• [WORK REQUIRED]: Return each line of the listing that contains the string "frozen".

::: DATA PROVIDED :::

static int mw_ipm_tail(clrs_mw_ctx *c, int word_value = 0, bool with_next = false) {
    MwIpm *st = c->ipm;
    if (!st->tail_pending) return 0;
    const int par = st->iter & 1;
    int rc;
    if (word_value > 0) hipLaunchKernelGGL(k_mwi_wait<0>, dim3(1), dim3(64), 0, st->side, (const int *)(st->d.sync + 2), word_value, c->d.info, c->d.J + 1);
    else {
        if (!st->upd_recorded) MWCHECK(hipEventRecord(st->ev[MwIpm::E_UPD], c->stream));
        MWCHECK(hipStreamWaitEvent(st->side, st->ev[MwIpm::E_UPD], 0));
    }
    if ((rc = mw_ipm_objectives(c, st->side, word_value != 0 || with_next))) return rc;
    st->xy_with_tail = word_value != 0 || with_next;
    MWCHECK(hipMemcpyAsync(st->h_rec + (size_t)par * MREC_COUNT, st->d.rec, sizeof(double) * MREC_COUNT, hipMemcpyDeviceToHost, st->side));
    MWCHECK(hipEventRecord(st->ev[MwIpm::E_REC0 + par], st->side));
    st->tail_pending = false;
    return 0;
}
static int mw_ipm_enqueue_body(clrs_mw_ctx *c) {
    const MwDev &q = c->d;
    MwIpm *st = c->ipm;
    const int maxnn = c->maxn * c->maxn;
    const size_t sm_red = (size_t)c->K * 8 * 8;
    hipStream_t M = c->stream, S = st->side;
    int rc;
    const bool words = !q.gathered && c->stream_words;
    c->d.kf = st->kf_now;
    const int seq = ++st->sync_seq;
    const MwIpmDev &p = st->d;
    c->ipm_arms_info = true;
    c->d.mark_word = words ? p.sync + 2 : nullptr;
    c->d.mark_value = seq;
    const bool y_rides = mw_y_riders_ok(c);
    c->ride_y = y_rides ? p.Y : nullptr;
    rc = mw_cholesky_blocks_dev2(c, p.X, p.Xc, st->y_with_x ? p.Y : nullptr, p.Yi, p.yfail);
    c->ride_y = nullptr;
    c->d.mark_word = nullptr;
    if (rc) return rc;
    st->xy_with_tail = false;
    if ((rc = mw_ipm_tail(c, words ? seq : 0, true))) return rc;
    if (!st->forked) {
        MWCHECK(hipEventRecord(st->ev[MwIpm::E_UPD], M));
        MWCHECK(hipStreamWaitEvent(S, st->ev[MwIpm::E_UPD], 0));
        st->forked = true;
    }
    st->iter++;
    st->d.rec = st->d_rec + (size_t)(st->iter & 1) * MREC_COUNT;
    const bool aff = st->aff_ok && !q.gathered;
    c->d.AX = aff ? st->AX : nullptr;
    c->d.skip_y = y_rides ? 1 : 0;
    rc = clrs_mw_schur_assemble_dev(c, p.Xc, p.Y);
    c->d.skip_y = 0;
    if (rc) return rc;
    if (!words) MWCHECK(hipEventRecord(st->ev[MwIpm::E_ASM], M));
    c->d.mark_word = words ? p.sync + 1 : nullptr;
    const bool split_factor = q.N > 0;
    rc = split_factor ? clrs_mw_schur_factor_local_dev(c) : clrs_mw_schur_factor_dev(c);
    c->d.mark_word = nullptr;
    if (rc) return rc;
    if (split_factor && q.gathered && (rc = mw_allgather(c, 0, q.Qg, (size_t)q.N * q.N * c->K, M))) return rc;
    c->ipm_arms_info = false;
    if (!st->xy_with_tail) {
        MW_DISPATCH(c, hipLaunchKernelGGL((k_mwi_dots<KK, DD>), dim3(q.NB), dim3(MW_NT), sm_red, S, q, p, 1, 0));
        if ((rc = mw_ipm_exchange(c, S, 0))) return rc;
    }
    MW_DISPATCH(c, hipLaunchKernelGGL((k_mwi_scalar<KK, DD>), dim3(1), dim3(1), 0, S, q, p, st->xy_with_tail ? 10 : 0, st->iter));
    MWCHECK(hipGetLastError());
    const bool res_with_tail = st->xy_with_tail && q.world > 1;
    if (res_with_tail) {
        MW_DISPATCH(c, hipLaunchKernelGGL((k_mwi_pvfin<KK, DD>), dim3(1), dim3(MW_NT), 0, S, q, p));
        MWCHECK(hipGetLastError());
    } else if ((rc = mw_ipm_wA(c, S, 0))) return rc;
    MW_DISPATCH(c, hipLaunchKernelGGL(k_mwi_R<KK>, dim3((maxnn * MWI_EW + MW_NT - 1) / MW_NT, q.NB), dim3(MW_NT), 0, S, q, p, 0));
    MWCHECK(hipGetLastError());
    if (words) hipLaunchKernelGGL(k_mwi_wait<0>, dim3(1), dim3(64), 0, S, (const int *)(p.sync + 1), seq, q.info, q.J + 1);
    else MWCHECK(hipStreamWaitEvent(S, st->ev[MwIpm::E_ASM], 0));
    if (p.Xv) {
        const int xv_tiles = ((int)(st->maxn_inv * st->maxn_inv) * MWI_ZL + MW_NT - 1) / MW_NT;
        MW_DISPATCH(c, hipLaunchKernelGGL(k_mwi_Xv<KK>, dim3(xv_tiles, q.NB), dim3(MW_NT), 0, S, q, p));
        MWCHECK(hipGetLastError());
    }
    if ((rc = mw_ipm_rhs(c, S, 0))) return rc;
    if ((rc = mw_ipm_trace_rhs(c, S))) return rc;
    MW_DISPATCH(c, {
        if (q.dn_big) hipLaunchKernelGGL((k_mwi_rows_dn<KK, DD>), dim3((unsigned)((q.xlen + MW_NT / 64 - 1) / (MW_NT / 64))), dim3(MW_NT), 0, S, q, p, 0);
    });
    {
        double *const keep_tau = st->d.tau;
        if (!aff) st->d.tau = nullptr;
        rc = mw_ipm_rows(c, S, 0);
        st->d.tau = keep_tau;
        if (rc) return rc;
    }
    if (!res_with_tail) {
        MW_DISPATCH(c, {
            if (q.N) hipLaunchKernelGGL((k_mwi_pv<KK, DD>), dim3((q.N + MW_NT / 8 - 1) / (MW_NT / 8)), dim3(MW_NT), 0, S, q, p, st->iter);
        });
        if ((rc = mw_ipm_exchange(c, S, 1))) return rc;
    }
    MW_DISPATCH(c, {
        if (q.world > 1 && !res_with_tail) hipLaunchKernelGGL((k_mwi_pvfin<KK, DD>), dim3(1), dim3(MW_NT), 0, S, q, p);
        if (q.dn_big) hipLaunchKernelGGL((k_mwi_rows_dn<KK, DD>), dim3((unsigned)((q.xlen + MW_NT / 64 - 1) / (MW_NT / 64))), dim3(MW_NT), 0, S, q, p, 1);
    });
    MWCHECK(hipGetLastError());
    if ((rc = mw_ipm_rows(c, S, 1))) return rc;
    const bool word_sync = words && split_factor && !c->wide_solve && (c->lds_q || c->pipe_Q);
    if (word_sync) hipLaunchKernelGGL(k_mwi_mark<0>, dim3(1), dim3(1), 0, S, p.sync, seq);
    else {
        MWCHECK(hipEventRecord(st->ev[MwIpm::E_PREP], S));
        MWCHECK(hipStreamWaitEvent(M, st->ev[MwIpm::E_PREP], 0));
    }
    if (split_factor) {
        c->ride_wait = word_sync ? p.sync : nullptr;
        c->ride_wait_value = seq;
        c->ride_fwd = p.rhsx;
        c->ipm_arms_info = true;
        if (aff) { c->d.ride2_rhs = p.tau; c->d.ride2_t = p.ttau; c->d.ride2_u = p.utau; }
        rc = clrs_mw_schur_factor_finish_dev(c);
        c->d.ride2_rhs = nullptr;
        c->ipm_arms_info = false;
        c->ride_fwd = nullptr;
        c->ride_wait = nullptr;
        if (rc) return rc;
    }
    st->d.klow = c->refine_predictor ? c->K : c->d.kf;
    rc = mw_ipm_solve_dX(c, true);
    if (!rc) rc = mw_ipm_rhs(c, M, 1);
    if (rc) { st->d.klow = c->K; return rc; }
    const bool r16 = (i64)maxnn * 16 * q.NB <= 65536;
    const int r_tiles = (maxnn * (r16 ? 16 : MWI_EW) + MW_NT - 1) / MW_NT;
    MW_DISPATCH(c, hipLaunchKernelGGL((k_mwi_dots<KK, DD>), dim3(q.NB + r_tiles * q.NB), dim3(MW_NT), sm_red, M, q, p, 2, r16 ? -r_tiles : r_tiles));
    st->d.klow = c->K;
    if ((rc = mw_ipm_exchange(c, M, 2))) return rc;
    const bool aff_async = aff && word_sync;
    if (aff_async) {
        c->d.mark_word = p.sync + 3; c->d.mark_value = seq;
        rc = mw_ipm_rhs(c, M, 2);
        c->d.mark_word = nullptr;
        if (rc) return rc;
        hipLaunchKernelGGL(k_mwi_wait<0>, dim3(1), dim3(64), 0, S, (const int *)(p.sync + 3), seq, q.info, q.J + 1);
        MW_DISPATCH(c, hipLaunchKernelGGL((k_mwi_scalar<KK, DD>), dim3(1), dim3(1), 0, S, q, p, 2, st->iter));
        hipLaunchKernelGGL(k_mwi_mark<0>, dim3(1), dim3(1), 0, S, p.sync + 4, seq);
        MWCHECK(hipGetLastError());
    } else {
        MW_DISPATCH(c, hipLaunchKernelGGL((k_mwi_scalar<KK, DD>), dim3(1), dim3(1), 0, M, q, p, 2, st->iter));
        MWCHECK(hipGetLastError());
        if ((rc = mw_ipm_rhs(c, M, aff ? 2 : 0))) return rc;
    }
    if ((rc = mw_ipm_trace_rhs(c, M))) return rc;
    {
        int mostb = 1;
        for (int j = 0; j < q.J; j++) mostb = std::max(mostb, c->clu[j].b1 - c->clu[j].b0);
        if (!c->wide_solve && mostb < 16 && q.J <= 64) {
            MW_DISPATCH(c, hipLaunchKernelGGL((k_mwi_rows_fwd<KK, DD>), dim3(q.J), dim3(MW_NT), c->sm_fwd, M, q, p));
            MWCHECK(hipGetLastError());
            c->fwd_rode = true;
        } else if ((rc = mw_ipm_rows(c, M, 1))) return rc;
    }
    if (aff) {
        if (!c->fwd_rode) return mw_fail(CLRS_ERR_STATE, "affine corrector without the fused forward half");
        c->d.aff_mu = p.sc + MSC_MUS; c->d.aff_mu_plane = MSC_COUNT; c->d.aff_rhs = p.tau; c->d.aff_t = p.ttau; c->d.aff_u = p.utau;
        c->d.aff_wait = aff_async ? p.sync + 4 : nullptr; c->d.aff_wait_value = seq;
    }
    rc = mw_ipm_solve_dX(c);
    c->d.aff_mu = nullptr;
    if (rc) return rc;
    if ((rc = mw_ipm_rhs(c, M, 1))) return rc;
    const int ip = st->y_with_x ? 2 : st->step_inv ? 1 : 0, wl = st->step_w_lds ? 1 : 0;
    if (ip == 2 && st->z_tiled) {
        const int nt = ((int)st->maxn_inv + MWI_BT - 1) / MWI_BT;
        MW_DISPATCH(c, {
            hipLaunchKernelGGL(k_mwi_bmm<KK>, dim3(nt * nt, q.NB, 2), dim3(MW_NT), st->sm_bmm, M, q, p, 4, 0);
            hipLaunchKernelGGL(k_mwi_bmm<KK>, dim3(nt * nt, q.NB, 2), dim3(MW_NT), st->sm_bmm, M, q, p, 5, 0);
            hipLaunchKernelGGL((k_mwi_step<KK, DD>), dim3(q.NB, 2, 1), dim3(MW_NT), st->sm_step, M, q, p, wl, 3, st->iter, 0);
        });
    } else
    MW_DISPATCH(c, hipLaunchKernelGGL((k_mwi_step<KK, DD>), dim3(q.NB, 2, ip == 2 ? st->zs_step : 1), dim3(MW_NT), st->sm_step, M, q, p, wl, ip, st->iter, 0));
    if ((rc = mw_ipm_exchange(c, M, 3))) return rc;
    MW_DISPATCH(c, {
        if (q.world > 1) hipLaunchKernelGGL((k_mwi_scalar<KK, DD>), dim3(1), dim3(1), 0, M, q, p, 3, st->iter);
        hipLaunchKernelGGL(k_mwi_update<KK>, dim3((unsigned)std::min<i64>(1024, (q.xylen + q.xlen + q.N + MW_NT - 1) / MW_NT)), dim3(MW_NT), 0, M, q, p);
    });
    MWCHECK(hipGetLastError());
    if (!words) MWCHECK(hipEventRecord(st->ev[MwIpm::E_UPD], M));
    st->upd_recorded = !words;
    st->tail_pending = true;
    return 0;
}
static int mw_ipm_enqueue(clrs_mw_ctx *c) {
    const int rc = mw_ipm_enqueue_body(c);
    c->d.kf = c->kf_entry;
    c->ipm->d.klow = c->K;
    c->d.AX = nullptr; c->d.aff_mu = nullptr; c->d.ride2_rhs = nullptr;
    c->ipm_arms_info = false;
    c->ride_fwd = nullptr;
    c->ride_wait = nullptr;
    c->ride_y = nullptr;
    c->d.skip_y = 0;
    c->d.mark_word = nullptr;
    if (rc) { c->fwd_rode = false; c->ipm->tail_pending = false; }
    return rc;
}
static int mw_ipm_finish(clrs_mw_ctx *c) { return mw_ipm_tail(c); }
static void mw_ipm_read_record(const double *r, clrs_ipm_record *out) {
    out->iter = (int)r[MREC_ITER]; out->pd_feas = (int)r[MREC_PDFEAS]; out->error_code = (int)r[MREC_ERR];
    out->factor_status = (int)r[MREC_FSTAT]; out->cholesky_status = (int)r[MREC_XSTAT]; out->refine_bits = (int)r[MREC_REFB];
    out->mu = r[MREC_MU]; out->d_obj = r[MREC_DOBJ]; out->p_obj = r[MREC_POBJ]; out->gap = r[MREC_GAP];
    out->dual_error = r[MREC_DERR]; out->primal_error = r[MREC_PERR]; out->alpha_d = r[MREC_AD]; out->alpha_p = r[MREC_AP];
    out->beta_c = r[MREC_BETA]; out->max_P = r[MREC_MAXP]; out->max_p = r[MREC_MAXp]; out->max_d = r[MREC_MAXd];
}
static int mw_ipm_drain(clrs_mw_ctx *c) {
    MWCHECK(hipStreamSynchronize(c->stream));
    MWCHECK(hipStreamSynchronize(c->ipm->side));
    return 0;
}

extern "C" int clrs_mw_ipm_iterate(clrs_mw_ctx *c, clrs_ipm_record *out) {
    if (!c || !out || !c->ipm || !c->ipm->ready) return mw_fail(CLRS_ERR_STATE, "clrs_mw_ipm_create first");
    MWCHECK(hipSetDevice(c->device));
    MwIpm *st = c->ipm;
    st->d.stop_on = 0;
    int rc;
    if (st->frozen) { MWCHECK(hipMemsetAsync(st->d.flags + 6, 0, sizeof(int), c->stream)); st->frozen = false; }
    const int held = st->held_refine_bits;
    if ((rc = mw_ipm_enqueue(c))) return rc;
    mw_ipm_note_bits(c, held);
    if ((rc = mw_ipm_finish(c))) return rc;
    MWCHECK(hipEventSynchronize(st->ev[MwIpm::E_REC0 + (st->iter & 1)]));
    mw_ipm_read_record(st->h_rec + (size_t)(st->iter & 1) * MREC_COUNT, out);
    st->held_refine_bits = out->refine_bits;
    return 0;
}

static int mw_ipm_solve_body(clrs_mw_ctx *c, const clrs_ipm_stop *stop, clrs_ipm_record_fn on_record, void *user, clrs_ipm_record *records, int max_records, int *n_iter, int *error_code);
extern "C" int clrs_mw_ipm_solve_cb(clrs_mw_ctx *c, const clrs_ipm_stop *stop, clrs_ipm_record_fn on_record, void *user, clrs_ipm_record *records, int max_records,
                                    int *n_iter, int *error_code) {
    if (!c || !stop || !n_iter || !error_code || !c->ipm || !c->ipm->ready) return mw_fail(CLRS_ERR_STATE, "clrs_mw_ipm_create first");
    MWCHECK(hipSetDevice(c->device));
    const int rc = mw_ipm_solve_body(c, stop, on_record, user, records, max_records, n_iter, error_code);
    c->ipm->d.stop_on = 0;
    if (rc) c->ipm->frozen = true;
    return rc;
}
extern "C" int clrs_mw_ipm_solve(clrs_mw_ctx *c, const clrs_ipm_stop *stop, clrs_ipm_record *records, int max_records, int *n_iter, int *error_code) {
    return clrs_mw_ipm_solve_cb(c, stop, nullptr, nullptr, records, max_records, n_iter, error_code);
}
static int mw_ipm_solve_body(clrs_mw_ctx *c, const clrs_ipm_stop *stop, clrs_ipm_record_fn on_record, void *user, clrs_ipm_record *records, int max_records, int *n_iter,
                             int *error_code) {
    MwIpm *st = c->ipm;
    MwIpmDev &p = st->d;
    p.stop_on = 1; p.gap_thr = stop->duality_gap_threshold; p.need_dual = stop->need_dual_feasible; p.need_primal = stop->need_primal_feasible;
    MWCHECK(hipMemsetAsync(p.flags + 6, 0, sizeof(int), c->stream));
    st->frozen = false;
    *n_iter = 0; *error_code = 0;
    const int first = st->iter + 1, last = st->iter + stop->max_iterations;
    int rc, enq = st->iter;
    if (stop->max_iterations <= 0) { *error_code = 2; return 0; }
    mw_ipm_note_bits(c, st->held_refine_bits);
    st->held_refine_bits = 0;
    if ((rc = mw_ipm_enqueue(c))) return rc;
    enq = st->iter;
    for (int k = first;; k++) {
        if (k < last) { if ((rc = mw_ipm_enqueue(c))) return rc; enq = st->iter; }
        else if ((rc = mw_ipm_finish(c))) return rc;
        MWCHECK(hipEventSynchronize(st->ev[MwIpm::E_REC0 + (k & 1)]));
        clrs_ipm_record r;
        mw_ipm_read_record(st->h_rec + (size_t)(k & 1) * MREC_COUNT, &r);
        mw_ipm_note_bits(c, r.refine_bits);
        if (records && *n_iter < max_records) records[*n_iter] = r;
        (*n_iter)++;
        if (on_record) on_record(&r, user);
        const bool df = r.dual_error < p.dual_thr, pf = r.primal_error < p.primal_thr;
        bool done = r.error_code != 0 || (p.need_dual && df) || (p.need_primal && pf) || (!p.corrector_only && df && pf && r.gap < p.gap_thr);
        if (r.error_code != 0) *error_code = r.error_code;
        if (!done && k == last) { *error_code = 2; done = true; }
        if (done) break;
    }
    st->frozen = true;
    st->tail_pending = false;
    if ((rc = mw_ipm_drain(c))) return rc;
    st->iter = *n_iter + first - 1;
    (void)enq;
    p.stop_on = 0;
    return 0;
}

:::

• [TASK RESPONSE]:
    if (st->frozen) { MWCHECK(hipMemsetAsync(st->d.flags + 6, 0, sizeof(int), c->stream)); st->frozen = false; }
    if (rc) c->ipm->frozen = true;
    st->frozen = false;
    st->frozen = true;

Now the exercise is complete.